*** Data excerpts Section Begins ***
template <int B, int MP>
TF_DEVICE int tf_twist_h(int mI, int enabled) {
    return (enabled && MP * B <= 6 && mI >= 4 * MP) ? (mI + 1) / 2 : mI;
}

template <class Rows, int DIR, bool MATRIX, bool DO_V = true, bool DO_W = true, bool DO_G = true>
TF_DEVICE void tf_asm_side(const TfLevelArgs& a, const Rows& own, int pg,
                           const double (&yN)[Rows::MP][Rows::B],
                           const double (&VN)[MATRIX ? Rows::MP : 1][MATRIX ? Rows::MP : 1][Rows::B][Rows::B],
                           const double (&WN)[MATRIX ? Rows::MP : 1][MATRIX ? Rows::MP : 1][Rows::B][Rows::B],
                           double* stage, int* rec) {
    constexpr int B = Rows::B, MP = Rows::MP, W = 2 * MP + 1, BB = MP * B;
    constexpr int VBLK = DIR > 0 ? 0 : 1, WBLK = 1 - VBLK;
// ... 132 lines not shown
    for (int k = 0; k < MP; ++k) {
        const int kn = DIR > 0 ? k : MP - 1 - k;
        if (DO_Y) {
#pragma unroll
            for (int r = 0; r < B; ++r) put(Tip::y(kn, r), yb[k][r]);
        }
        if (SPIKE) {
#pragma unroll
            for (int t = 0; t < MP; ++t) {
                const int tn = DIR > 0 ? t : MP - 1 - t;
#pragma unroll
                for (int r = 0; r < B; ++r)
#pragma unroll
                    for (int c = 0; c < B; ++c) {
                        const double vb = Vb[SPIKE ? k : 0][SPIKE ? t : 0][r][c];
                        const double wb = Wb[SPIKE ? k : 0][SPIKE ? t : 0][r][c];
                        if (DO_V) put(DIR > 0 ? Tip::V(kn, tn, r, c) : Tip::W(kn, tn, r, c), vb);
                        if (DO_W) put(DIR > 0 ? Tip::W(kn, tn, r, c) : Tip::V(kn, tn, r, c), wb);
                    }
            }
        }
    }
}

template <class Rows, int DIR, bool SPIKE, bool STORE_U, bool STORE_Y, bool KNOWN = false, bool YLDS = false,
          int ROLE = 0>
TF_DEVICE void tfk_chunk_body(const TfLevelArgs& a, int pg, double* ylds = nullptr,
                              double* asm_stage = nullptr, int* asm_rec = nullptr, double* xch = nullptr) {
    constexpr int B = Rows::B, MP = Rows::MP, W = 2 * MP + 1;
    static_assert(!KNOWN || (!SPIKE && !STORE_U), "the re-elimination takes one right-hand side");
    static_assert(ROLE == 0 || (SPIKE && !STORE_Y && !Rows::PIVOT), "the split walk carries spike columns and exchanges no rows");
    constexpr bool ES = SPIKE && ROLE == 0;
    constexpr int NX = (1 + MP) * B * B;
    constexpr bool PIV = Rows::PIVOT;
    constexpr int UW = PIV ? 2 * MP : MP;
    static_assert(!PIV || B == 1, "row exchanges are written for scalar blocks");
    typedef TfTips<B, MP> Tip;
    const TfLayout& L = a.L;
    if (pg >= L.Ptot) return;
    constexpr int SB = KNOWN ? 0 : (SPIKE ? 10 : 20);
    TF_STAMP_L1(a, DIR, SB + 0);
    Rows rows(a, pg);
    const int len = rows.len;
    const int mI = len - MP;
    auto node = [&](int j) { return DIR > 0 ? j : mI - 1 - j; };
*** Data excerpts Section Ends ***
*** Data excerpts Section Begins ***
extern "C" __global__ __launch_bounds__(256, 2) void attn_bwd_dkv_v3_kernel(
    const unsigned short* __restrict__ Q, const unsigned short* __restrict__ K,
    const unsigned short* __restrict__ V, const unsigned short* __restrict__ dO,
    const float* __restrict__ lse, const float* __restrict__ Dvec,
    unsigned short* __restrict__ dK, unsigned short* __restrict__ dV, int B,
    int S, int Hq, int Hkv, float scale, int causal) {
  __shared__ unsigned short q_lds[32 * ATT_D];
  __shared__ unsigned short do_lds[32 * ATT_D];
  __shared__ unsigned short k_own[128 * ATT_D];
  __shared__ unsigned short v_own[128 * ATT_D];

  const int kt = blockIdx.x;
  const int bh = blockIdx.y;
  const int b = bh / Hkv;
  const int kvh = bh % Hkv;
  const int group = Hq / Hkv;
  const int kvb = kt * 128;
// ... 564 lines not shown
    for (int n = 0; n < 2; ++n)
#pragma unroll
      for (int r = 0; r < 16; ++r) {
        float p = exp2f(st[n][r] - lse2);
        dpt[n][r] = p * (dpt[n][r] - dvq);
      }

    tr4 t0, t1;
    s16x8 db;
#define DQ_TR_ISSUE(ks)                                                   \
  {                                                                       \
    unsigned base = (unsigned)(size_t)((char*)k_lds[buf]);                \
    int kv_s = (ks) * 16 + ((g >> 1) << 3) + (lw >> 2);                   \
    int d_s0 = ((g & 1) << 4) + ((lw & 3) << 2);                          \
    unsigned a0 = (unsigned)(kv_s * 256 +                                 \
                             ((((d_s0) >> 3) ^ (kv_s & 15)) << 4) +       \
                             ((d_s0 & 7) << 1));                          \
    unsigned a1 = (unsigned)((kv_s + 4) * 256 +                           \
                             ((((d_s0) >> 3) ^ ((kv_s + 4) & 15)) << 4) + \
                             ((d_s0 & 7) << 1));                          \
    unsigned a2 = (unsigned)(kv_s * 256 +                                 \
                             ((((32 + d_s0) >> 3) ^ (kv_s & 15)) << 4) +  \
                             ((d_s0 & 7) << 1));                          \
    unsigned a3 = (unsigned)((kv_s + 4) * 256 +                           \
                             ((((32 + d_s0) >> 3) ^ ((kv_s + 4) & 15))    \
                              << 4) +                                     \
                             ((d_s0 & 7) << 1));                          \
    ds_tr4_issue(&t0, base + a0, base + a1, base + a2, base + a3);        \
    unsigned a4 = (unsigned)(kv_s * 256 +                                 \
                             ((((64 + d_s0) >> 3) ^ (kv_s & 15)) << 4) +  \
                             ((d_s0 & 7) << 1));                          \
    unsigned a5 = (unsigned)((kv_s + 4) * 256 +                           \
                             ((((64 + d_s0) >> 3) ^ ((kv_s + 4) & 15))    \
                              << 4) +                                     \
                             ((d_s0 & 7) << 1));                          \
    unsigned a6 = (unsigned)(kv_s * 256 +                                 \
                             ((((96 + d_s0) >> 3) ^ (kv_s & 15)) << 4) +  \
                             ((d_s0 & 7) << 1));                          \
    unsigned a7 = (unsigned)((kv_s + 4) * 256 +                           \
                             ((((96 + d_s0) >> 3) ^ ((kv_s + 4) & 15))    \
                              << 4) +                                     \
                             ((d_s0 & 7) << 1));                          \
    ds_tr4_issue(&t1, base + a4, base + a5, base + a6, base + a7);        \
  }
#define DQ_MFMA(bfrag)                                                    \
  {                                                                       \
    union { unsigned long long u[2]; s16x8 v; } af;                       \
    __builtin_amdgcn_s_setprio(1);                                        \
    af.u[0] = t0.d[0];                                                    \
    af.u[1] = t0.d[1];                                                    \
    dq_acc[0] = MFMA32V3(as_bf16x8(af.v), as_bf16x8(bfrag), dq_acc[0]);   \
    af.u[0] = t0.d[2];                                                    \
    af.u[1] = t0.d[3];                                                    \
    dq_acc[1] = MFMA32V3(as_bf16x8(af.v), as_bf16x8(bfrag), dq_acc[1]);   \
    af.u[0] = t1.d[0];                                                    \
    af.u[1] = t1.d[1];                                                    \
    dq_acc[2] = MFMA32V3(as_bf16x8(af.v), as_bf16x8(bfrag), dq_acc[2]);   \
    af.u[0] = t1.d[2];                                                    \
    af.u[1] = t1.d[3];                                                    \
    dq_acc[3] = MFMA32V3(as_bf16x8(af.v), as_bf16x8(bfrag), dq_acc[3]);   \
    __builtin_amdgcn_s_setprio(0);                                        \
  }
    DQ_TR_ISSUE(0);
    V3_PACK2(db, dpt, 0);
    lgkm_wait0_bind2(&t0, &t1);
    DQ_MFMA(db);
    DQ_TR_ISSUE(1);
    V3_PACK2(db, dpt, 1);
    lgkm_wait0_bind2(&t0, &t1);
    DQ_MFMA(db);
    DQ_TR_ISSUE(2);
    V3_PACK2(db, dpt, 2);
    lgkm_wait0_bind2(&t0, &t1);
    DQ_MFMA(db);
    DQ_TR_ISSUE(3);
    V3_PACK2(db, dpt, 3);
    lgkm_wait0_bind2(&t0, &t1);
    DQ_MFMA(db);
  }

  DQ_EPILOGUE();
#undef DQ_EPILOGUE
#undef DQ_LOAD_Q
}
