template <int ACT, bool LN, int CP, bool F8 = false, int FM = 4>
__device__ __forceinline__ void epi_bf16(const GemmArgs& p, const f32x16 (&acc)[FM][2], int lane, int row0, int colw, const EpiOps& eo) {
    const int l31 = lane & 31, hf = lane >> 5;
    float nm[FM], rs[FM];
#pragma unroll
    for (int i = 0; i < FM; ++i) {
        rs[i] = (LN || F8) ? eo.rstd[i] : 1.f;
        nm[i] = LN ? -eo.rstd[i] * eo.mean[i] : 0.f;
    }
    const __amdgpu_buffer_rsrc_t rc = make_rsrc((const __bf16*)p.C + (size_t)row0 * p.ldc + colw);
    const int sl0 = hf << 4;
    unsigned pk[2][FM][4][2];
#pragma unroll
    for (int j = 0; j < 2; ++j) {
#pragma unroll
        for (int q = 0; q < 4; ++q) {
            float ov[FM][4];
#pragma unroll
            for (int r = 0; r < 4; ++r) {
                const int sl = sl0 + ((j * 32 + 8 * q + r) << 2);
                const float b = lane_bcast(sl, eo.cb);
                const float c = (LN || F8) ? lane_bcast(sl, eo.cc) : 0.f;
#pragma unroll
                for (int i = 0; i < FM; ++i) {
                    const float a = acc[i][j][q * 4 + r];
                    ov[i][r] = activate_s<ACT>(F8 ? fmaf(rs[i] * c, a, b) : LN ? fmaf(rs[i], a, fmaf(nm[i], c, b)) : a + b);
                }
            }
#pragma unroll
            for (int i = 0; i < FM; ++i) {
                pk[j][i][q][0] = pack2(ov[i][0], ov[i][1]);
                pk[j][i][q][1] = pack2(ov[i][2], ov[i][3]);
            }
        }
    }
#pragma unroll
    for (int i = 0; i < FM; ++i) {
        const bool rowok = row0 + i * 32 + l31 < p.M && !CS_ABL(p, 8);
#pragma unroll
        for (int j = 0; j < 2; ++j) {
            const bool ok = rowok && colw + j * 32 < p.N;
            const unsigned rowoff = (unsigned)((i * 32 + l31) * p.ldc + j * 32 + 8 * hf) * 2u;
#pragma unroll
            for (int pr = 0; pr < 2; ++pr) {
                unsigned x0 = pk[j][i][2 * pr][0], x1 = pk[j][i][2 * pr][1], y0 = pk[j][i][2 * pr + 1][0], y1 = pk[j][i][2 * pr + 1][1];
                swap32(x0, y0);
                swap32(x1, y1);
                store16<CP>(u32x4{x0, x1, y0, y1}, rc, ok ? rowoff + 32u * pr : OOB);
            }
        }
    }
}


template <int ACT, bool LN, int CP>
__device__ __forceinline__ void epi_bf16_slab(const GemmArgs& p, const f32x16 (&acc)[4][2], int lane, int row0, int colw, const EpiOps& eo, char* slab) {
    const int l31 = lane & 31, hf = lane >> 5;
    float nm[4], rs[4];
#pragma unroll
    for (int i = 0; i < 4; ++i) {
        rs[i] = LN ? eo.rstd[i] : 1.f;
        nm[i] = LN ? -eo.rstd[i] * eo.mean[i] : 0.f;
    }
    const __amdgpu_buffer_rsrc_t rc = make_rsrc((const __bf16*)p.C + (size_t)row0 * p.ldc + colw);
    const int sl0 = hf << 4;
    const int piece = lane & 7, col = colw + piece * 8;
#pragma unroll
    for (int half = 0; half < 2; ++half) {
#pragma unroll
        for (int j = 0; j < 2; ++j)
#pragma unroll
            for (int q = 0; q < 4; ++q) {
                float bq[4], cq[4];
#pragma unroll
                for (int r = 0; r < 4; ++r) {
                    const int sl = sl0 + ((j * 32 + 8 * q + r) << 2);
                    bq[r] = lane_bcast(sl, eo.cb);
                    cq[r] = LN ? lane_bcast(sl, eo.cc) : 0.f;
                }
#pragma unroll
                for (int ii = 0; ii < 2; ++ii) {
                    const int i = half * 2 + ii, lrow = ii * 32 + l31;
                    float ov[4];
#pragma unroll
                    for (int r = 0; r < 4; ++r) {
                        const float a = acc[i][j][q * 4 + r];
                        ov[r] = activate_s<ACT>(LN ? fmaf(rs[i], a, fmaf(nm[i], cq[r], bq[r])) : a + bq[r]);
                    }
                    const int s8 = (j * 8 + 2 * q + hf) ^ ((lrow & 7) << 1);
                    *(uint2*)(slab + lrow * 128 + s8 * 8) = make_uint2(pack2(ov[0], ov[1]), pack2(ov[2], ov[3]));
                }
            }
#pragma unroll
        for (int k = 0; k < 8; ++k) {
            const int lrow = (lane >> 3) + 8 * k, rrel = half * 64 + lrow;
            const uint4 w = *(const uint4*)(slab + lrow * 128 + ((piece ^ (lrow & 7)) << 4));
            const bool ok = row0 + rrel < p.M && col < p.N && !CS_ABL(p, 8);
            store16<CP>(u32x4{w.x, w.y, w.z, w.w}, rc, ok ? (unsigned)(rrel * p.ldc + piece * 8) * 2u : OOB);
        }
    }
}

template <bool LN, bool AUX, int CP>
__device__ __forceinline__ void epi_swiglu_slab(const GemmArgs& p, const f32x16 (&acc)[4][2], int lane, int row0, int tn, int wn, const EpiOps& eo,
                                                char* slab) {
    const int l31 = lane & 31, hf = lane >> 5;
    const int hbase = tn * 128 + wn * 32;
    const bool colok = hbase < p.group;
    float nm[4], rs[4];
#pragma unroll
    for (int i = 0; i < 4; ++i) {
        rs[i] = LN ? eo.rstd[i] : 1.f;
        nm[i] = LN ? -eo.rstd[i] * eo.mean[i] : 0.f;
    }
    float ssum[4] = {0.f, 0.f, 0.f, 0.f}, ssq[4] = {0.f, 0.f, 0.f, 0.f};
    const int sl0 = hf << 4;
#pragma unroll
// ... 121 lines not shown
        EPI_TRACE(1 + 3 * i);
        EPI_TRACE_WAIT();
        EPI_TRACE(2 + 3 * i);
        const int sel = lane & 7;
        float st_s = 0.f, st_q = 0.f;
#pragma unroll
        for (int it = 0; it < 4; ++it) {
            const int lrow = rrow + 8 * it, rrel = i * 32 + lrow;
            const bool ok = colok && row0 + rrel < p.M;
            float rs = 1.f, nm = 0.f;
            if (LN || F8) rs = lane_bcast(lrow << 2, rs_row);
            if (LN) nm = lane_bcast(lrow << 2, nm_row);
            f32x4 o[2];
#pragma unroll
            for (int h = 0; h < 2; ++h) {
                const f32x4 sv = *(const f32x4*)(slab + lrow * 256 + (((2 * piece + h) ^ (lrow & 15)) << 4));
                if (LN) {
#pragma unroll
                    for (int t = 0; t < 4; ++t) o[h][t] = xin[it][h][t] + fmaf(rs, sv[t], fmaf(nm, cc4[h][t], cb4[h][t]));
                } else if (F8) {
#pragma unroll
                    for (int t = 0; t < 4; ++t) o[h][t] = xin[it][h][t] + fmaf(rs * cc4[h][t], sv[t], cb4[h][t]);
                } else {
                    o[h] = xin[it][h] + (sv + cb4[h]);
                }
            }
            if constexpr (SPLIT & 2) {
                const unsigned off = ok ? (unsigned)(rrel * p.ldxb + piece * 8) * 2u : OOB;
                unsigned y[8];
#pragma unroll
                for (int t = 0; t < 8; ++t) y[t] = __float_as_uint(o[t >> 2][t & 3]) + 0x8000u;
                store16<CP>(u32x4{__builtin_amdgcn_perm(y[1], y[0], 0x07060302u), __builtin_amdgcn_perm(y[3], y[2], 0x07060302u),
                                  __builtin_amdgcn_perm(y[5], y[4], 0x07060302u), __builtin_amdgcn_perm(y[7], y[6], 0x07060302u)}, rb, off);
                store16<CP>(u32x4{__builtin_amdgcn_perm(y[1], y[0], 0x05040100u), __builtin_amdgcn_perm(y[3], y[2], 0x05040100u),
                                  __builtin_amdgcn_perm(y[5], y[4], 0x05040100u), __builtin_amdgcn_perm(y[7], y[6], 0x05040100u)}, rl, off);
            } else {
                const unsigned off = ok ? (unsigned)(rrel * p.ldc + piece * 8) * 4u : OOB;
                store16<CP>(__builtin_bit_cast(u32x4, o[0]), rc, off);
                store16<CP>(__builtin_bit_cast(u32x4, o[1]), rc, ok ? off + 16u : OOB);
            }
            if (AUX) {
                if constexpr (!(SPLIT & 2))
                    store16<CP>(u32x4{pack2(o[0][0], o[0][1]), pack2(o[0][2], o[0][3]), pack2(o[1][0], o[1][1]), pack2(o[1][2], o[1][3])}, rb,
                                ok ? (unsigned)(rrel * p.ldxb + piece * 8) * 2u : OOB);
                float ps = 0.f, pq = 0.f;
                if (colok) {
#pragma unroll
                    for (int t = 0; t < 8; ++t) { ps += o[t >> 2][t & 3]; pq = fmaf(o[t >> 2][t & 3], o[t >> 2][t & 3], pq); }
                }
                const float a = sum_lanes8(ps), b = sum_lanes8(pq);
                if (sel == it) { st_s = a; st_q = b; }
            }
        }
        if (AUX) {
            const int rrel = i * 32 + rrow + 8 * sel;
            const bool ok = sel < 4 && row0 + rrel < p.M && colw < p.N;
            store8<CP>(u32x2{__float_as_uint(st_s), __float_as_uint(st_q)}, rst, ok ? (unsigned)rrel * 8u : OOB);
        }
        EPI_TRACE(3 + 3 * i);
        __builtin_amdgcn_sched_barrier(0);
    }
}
*** Data excerpts Section Ends ***
• **Work request**
Your reply should be only the count of lines in the entries above that contain the word "lrow".

• **Answer area**
9